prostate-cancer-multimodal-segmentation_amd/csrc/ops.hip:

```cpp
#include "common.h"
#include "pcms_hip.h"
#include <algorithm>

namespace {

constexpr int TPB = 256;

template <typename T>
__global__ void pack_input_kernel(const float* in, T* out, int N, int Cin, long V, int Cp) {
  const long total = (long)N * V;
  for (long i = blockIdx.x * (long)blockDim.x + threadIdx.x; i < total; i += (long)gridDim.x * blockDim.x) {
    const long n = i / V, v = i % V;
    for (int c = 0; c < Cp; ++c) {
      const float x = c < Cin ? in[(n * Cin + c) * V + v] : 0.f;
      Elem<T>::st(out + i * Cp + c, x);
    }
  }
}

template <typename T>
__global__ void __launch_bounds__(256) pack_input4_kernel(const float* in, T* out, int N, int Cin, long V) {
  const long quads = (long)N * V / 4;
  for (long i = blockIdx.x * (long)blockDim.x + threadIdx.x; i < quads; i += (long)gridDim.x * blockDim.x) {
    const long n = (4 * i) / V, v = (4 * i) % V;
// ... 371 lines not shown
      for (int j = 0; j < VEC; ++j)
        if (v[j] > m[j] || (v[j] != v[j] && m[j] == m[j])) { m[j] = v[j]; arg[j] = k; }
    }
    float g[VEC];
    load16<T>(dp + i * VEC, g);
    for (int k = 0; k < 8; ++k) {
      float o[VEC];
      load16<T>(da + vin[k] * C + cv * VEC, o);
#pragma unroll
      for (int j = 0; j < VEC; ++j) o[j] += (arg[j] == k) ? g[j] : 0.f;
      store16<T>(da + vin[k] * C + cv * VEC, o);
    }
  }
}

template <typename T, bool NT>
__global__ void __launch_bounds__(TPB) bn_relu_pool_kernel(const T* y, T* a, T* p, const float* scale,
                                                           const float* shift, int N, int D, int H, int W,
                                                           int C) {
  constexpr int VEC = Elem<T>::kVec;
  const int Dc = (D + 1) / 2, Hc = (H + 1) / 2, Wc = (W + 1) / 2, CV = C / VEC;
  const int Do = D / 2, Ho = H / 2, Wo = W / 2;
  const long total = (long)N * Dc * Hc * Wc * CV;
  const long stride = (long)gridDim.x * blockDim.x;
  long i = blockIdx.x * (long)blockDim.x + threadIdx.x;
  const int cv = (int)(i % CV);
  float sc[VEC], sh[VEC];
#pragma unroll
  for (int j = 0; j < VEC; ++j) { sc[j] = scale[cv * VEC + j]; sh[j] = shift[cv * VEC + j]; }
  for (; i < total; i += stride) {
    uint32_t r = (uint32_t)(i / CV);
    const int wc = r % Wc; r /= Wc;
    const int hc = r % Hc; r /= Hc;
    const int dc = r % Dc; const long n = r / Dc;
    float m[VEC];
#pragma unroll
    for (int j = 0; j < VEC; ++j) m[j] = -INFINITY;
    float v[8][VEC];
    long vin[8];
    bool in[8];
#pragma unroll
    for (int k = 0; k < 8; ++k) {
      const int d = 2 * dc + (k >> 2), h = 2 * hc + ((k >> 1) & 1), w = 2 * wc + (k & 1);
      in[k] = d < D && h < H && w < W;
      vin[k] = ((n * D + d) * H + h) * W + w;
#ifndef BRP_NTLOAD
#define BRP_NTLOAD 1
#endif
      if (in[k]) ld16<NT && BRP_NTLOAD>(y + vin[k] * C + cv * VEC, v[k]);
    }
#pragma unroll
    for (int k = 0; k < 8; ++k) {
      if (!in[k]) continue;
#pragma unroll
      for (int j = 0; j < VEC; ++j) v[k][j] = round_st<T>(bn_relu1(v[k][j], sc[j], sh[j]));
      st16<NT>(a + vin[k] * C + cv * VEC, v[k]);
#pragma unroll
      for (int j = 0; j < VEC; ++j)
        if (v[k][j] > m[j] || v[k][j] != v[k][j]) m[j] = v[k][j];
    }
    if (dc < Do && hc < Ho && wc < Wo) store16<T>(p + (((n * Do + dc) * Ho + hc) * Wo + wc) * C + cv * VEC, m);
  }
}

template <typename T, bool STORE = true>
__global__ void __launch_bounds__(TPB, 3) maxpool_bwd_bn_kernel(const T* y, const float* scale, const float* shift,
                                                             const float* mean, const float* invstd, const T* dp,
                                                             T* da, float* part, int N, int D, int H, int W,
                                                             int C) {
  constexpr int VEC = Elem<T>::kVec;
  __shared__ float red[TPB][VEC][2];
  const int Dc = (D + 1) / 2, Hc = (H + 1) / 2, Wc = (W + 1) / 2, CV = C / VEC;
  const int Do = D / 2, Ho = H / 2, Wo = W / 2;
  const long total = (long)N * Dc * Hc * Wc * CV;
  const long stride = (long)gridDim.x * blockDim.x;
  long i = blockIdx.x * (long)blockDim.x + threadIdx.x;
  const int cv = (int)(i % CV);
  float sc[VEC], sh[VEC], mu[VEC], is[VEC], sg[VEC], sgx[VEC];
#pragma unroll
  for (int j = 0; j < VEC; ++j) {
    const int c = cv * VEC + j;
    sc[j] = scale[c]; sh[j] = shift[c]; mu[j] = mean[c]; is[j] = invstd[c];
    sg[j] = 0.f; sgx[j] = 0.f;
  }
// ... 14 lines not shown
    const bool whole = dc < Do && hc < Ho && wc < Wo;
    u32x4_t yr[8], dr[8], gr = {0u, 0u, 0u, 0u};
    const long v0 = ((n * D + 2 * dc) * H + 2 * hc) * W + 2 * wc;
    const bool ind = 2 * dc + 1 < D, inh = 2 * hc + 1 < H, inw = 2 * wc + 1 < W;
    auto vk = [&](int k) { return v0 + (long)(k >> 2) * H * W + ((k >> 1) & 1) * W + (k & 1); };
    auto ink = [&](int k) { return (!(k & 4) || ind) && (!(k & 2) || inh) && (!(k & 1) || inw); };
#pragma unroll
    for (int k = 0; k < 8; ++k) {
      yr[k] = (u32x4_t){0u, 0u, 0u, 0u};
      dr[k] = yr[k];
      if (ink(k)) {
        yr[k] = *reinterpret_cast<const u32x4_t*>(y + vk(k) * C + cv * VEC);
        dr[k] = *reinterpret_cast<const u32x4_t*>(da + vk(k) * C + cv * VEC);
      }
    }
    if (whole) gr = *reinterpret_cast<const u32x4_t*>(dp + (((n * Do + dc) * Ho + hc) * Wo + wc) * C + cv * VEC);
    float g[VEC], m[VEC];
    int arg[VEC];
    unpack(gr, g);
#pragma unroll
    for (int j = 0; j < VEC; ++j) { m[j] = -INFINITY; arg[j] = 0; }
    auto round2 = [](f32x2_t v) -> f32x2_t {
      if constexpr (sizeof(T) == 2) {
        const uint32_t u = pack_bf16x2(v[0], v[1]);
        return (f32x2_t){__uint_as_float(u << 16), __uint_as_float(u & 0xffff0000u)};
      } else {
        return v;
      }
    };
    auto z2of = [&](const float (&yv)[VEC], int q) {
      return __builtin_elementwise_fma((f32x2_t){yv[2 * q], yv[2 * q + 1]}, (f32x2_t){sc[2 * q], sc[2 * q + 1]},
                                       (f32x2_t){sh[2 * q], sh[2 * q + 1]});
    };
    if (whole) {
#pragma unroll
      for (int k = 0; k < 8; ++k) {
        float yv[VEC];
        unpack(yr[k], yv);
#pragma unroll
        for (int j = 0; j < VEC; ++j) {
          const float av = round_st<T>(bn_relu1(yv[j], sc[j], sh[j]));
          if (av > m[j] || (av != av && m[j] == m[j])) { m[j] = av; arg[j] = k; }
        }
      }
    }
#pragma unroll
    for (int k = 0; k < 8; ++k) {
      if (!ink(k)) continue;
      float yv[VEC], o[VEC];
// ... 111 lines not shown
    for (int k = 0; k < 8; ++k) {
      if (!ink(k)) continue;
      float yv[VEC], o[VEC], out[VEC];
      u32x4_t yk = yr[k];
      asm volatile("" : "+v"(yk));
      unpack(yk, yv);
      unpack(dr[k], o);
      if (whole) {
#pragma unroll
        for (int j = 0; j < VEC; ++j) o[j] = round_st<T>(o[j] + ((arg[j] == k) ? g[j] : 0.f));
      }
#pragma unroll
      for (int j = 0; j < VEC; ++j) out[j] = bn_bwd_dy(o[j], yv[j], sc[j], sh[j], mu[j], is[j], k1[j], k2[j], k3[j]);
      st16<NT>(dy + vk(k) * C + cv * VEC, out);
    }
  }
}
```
* * *
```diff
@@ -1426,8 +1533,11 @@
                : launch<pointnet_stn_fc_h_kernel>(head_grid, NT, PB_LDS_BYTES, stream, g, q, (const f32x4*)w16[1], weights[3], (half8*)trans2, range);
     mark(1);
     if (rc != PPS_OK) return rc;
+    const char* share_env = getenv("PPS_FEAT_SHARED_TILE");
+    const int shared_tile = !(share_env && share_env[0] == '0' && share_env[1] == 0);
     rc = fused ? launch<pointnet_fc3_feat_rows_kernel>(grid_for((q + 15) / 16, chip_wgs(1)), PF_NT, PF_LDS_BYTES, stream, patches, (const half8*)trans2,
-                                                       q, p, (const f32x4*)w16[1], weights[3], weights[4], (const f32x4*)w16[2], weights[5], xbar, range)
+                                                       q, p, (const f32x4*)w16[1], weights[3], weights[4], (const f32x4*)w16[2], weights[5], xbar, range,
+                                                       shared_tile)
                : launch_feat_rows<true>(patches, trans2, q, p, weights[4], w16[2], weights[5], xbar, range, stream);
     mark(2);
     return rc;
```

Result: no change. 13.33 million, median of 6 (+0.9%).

### What is needed
Each line containing "true" belongs in the answer; pick these out of the material and copy them.

### Written solution
template <typename T, bool STORE = true>
                : launch_feat_rows<true>(patches, trans2, q, p, weights[4], w16[2], weights[5], xbar, range, stream);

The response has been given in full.